▶ **Given information**:
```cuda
constexpr int kWindow   = 6000;
constexpr int kTok      = 5997;
constexpr int kVocab    = 257;
constexpr int kC        = 128;
constexpr int kTaps     = 6;
constexpr int kPatches  = 2100;
constexpr int kPatchLen = 4;
constexpr int kPool     = 8;
constexpr int kPooled   = 749;
constexpr int kHidden   = 512;
constexpr float kLeaky  = 0.1f;

constexpr int kRowBytes  = 768;
constexpr int kOffHi16   = 0, kOffLo16 = 256, kOffP8 = 512;
constexpr float kActScale = 32.f;
constexpr float kLo8Scale = 128.f;
constexpr float kHi8Scale = 4.f;
constexpr float kHi8Limit = 448.f / kHi8Scale;
constexpr float kF16Limit = 65504.f;

__device__ __forceinline__ uint32_t smem_u32(const void* p) {
  return static_cast<uint32_t>(__cvta_generic_to_shared(p));
}
__device__ __forceinline__ float lrelu(float x) { return x > 0.f ? x : x * kLeaky; }

__device__ __forceinline__ void split_f16(float x, __half& hi, __half& lo) {
  hi = __float2half_rn(x);
  lo = __float2half_rn(x - __half2float(hi));
}
__device__ __forceinline__ uint32_t pack_h2(__half a, __half b) {
  return static_cast<uint32_t>(__half_as_ushort(a)) | (static_cast<uint32_t>(__half_as_ushort(b)) << 16);
}

__device__ __forceinline__ void split2_f16(float a, float b, __half2& hi, __half2& lo) {
  hi = __floats2half2_rn(a, b);
  const float2 f = __half22float2(hi);
  lo = __floats2half2_rn(a - f.x, b - f.y);
}

__device__ __forceinline__ uint16_t pack_e4m3x2(float a, float b) {
  return static_cast<uint16_t>(__nv_cvt_float2_to_fp8x2(make_float2(a, b), __NV_SATFINITE, __NV_E4M3));
}

__device__ __forceinline__ void stmatrix_x4_trans(uint32_t saddr, uint32_t r0, uint32_t r1, uint32_t r2, uint32_t r3) {
  asm volatile("stmatrix.sync.aligned.m8n8.x4.trans.shared.b16 [%0], {%1, %2, %3, %4};"
               ::"r"(saddr), "r"(r0), "r"(r1), "r"(r2), "r"(r3) : "memory");
}
__device__ __forceinline__ uint4 ld_shared_v4(uint32_t saddr) {
  uint4 v;
  asm volatile("ld.shared.v4.b32 {%0, %1, %2, %3}, [%4];" : "=r"(v.x), "=r"(v.y), "=r"(v.z), "=r"(v.w) : "r"(saddr) : "memory");
  return v;
}

struct DeviceStatus { int code; int info0; int info1; int info2; int act_overflow; int ov_stage[4]; };
enum : int { kDevOk = 0, kDevMbarTimeout = 1 };
__device__ __forceinline__ void flag_act_overflow(DeviceStatus* st, float absmax, float limit, int stage) {
  if (absmax > limit && st) { st->act_overflow = 1; st->ov_stage[stage] = 1; }
}

__device__ __forceinline__ bool elect_one() {
  uint32_t pred;
  asm volatile(
      "{\n\t.reg .pred P;\n\t"
      "elect.sync _|P, 0xffffffff;\n\t"
      "selp.u32 %0, 1, 0, P;\n\t}"
      : "=r"(pred));
  return pred != 0;
}

__device__ __forceinline__ void mbar_init(uint64_t* bar, uint32_t count) {
  asm volatile("mbarrier.init.shared::cta.b64 [%0], %1;" ::"r"(smem_u32(bar)), "r"(count));
}
__device__ __forceinline__ void fence_barrier_init() {
  asm volatile("fence.mbarrier_init.release.cluster;" ::: "memory");
}
__device__ __forceinline__ void fence_proxy_async_smem() {
  asm volatile("fence.proxy.async.shared::cta;" ::: "memory");
}
__device__ __forceinline__ void mbar_arrive_expect_tx(uint64_t* bar, uint32_t bytes) {
  asm volatile("mbarrier.arrive.expect_tx.shared::cta.b64 _, [%0], %1;" ::"r"(smem_u32(bar)), "r"(bytes) : "memory");
}
__device__ __forceinline__ void mbar_arrive(uint64_t* bar) {
  asm volatile("mbarrier.arrive.shared::cta.b64 _, [%0];" ::"r"(smem_u32(bar)) : "memory");
}
__device__ __forceinline__ bool mbar_try_wait(uint64_t* bar, uint32_t parity) {
  uint32_t ok;
  asm volatile(
      "{\n\t.reg .pred p;\n\t"
      "mbarrier.try_wait.parity.shared::cta.b64 p, [%1], %2, %3;\n\t"
      "selp.u32 %0, 1, 0, p;\n\t}"
      : "=r"(ok) : "r"(smem_u32(bar)), "r"(parity), "r"(20000u) : "memory");
  return ok != 0;
}
__device__ __forceinline__ void mbar_wait(uint64_t* bar, uint32_t parity, DeviceStatus* st, int tag) {
  if (mbar_try_wait(bar, parity)) return;
  const long long t0 = clock64();
  for (uint32_t spins = 1;; ++spins) {
    if (mbar_try_wait(bar, parity)) return;
    if ((spins & 255u) == 0 && clock64() - t0 > 4000000000LL) {
      if (st) { st->code = kDevMbarTimeout; st->info0 = tag; st->info1 = blockIdx.x; st->info2 = threadIdx.x; }
      __threadfence_system();
      __trap();
    }
  }
}

__device__ __forceinline__ void tma_prefetch_desc(const void* tmap) {
  asm volatile("prefetch.tensormap [%0];" ::"l"(reinterpret_cast<uint64_t>(tmap)) : "memory");
}
__device__ __forceinline__ uint64_t l2_policy_evict_last() {
  uint64_t p;
  asm volatile("createpolicy.fractional.L2::evict_last.b64 %0, 1.0;" : "=l"(p));
  return p;
}
__device__ __forceinline__ uint64_t l2_policy_evict_first() {
  uint64_t p;
  asm volatile("createpolicy.fractional.L2::evict_first.b64 %0, 1.0;" : "=l"(p));
  return p;
}
__device__ __forceinline__ void tma_load_2d_hint(void* smem_dst, const void* tmap, uint64_t* bar, int c0, int c1, uint64_t policy) {
  asm volatile(
      "cp.async.bulk.tensor.2d.shared::cluster.global.mbarrier::complete_tx::bytes.L2::cache_hint [%0], [%1, {%3, %4}], [%2], %5;"
      ::"r"(smem_u32(smem_dst)), "l"(reinterpret_cast<uint64_t>(tmap)), "r"(smem_u32(bar)), "r"(c0), "r"(c1), "l"(policy)
      : "memory");
}
__device__ __forceinline__ void tma_load_3d_hint(void* smem_dst, const void* tmap, uint64_t* bar, int c0, int c1, int c2, uint64_t policy) {
  asm volatile(
      "cp.async.bulk.tensor.3d.shared::cluster.global.mbarrier::complete_tx::bytes.L2::cache_hint [%0], [%1, {%3, %4, %5}], [%2], %6;"
      ::"r"(smem_u32(smem_dst)), "l"(reinterpret_cast<uint64_t>(tmap)), "r"(smem_u32(bar)), "r"(c0), "r"(c1), "r"(c2), "l"(policy)
      : "memory");
}
}
```

### genomad_b200/csrc/wgmma.cuh

```cuda
#pragma once
#include <stdint.h>

namespace gnm {

__device__ __forceinline__ void wgmma_fence() { asm volatile("wgmma.fence.sync.aligned;" ::: "memory"); }
__device__ __forceinline__ void wgmma_commit() { asm volatile("wgmma.commit_group.sync.aligned;" ::: "memory"); }
template <int kPending> __device__ __forceinline__ void wgmma_wait() {
  asm volatile("wgmma.wait_group.sync.aligned %0;" ::"n"(kPending) : "memory");
}
template <int kN> __device__ __forceinline__ void wgmma_fence_regs(float (&d)[kN]) {
#pragma unroll
  for (int i = 0; i < kN; ++i) asm volatile("" : "+f"(d[i])::"memory");
}

__device__ __forceinline__ uint64_t gmma_desc_sw128(uint32_t saddr) {
  uint64_t d = 0;
  d |= static_cast<uint64_t>((saddr & 0x3FFFF) >> 4);
  d |= static_cast<uint64_t>(1) << 16;
  d |= static_cast<uint64_t>(1024 >> 4) << 32;
  d |= static_cast<uint64_t>(1) << 62;
  return d;
}
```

▶ **To do**:
Whenever the word "template" occurs in a line above, copy that line.

▶ **Reply to the task**:
template <int kPending> __device__ __forceinline__ void wgmma_wait() {
template <int kN> __device__ __forceinline__ void wgmma_fence_regs(float (&d)[kN]) {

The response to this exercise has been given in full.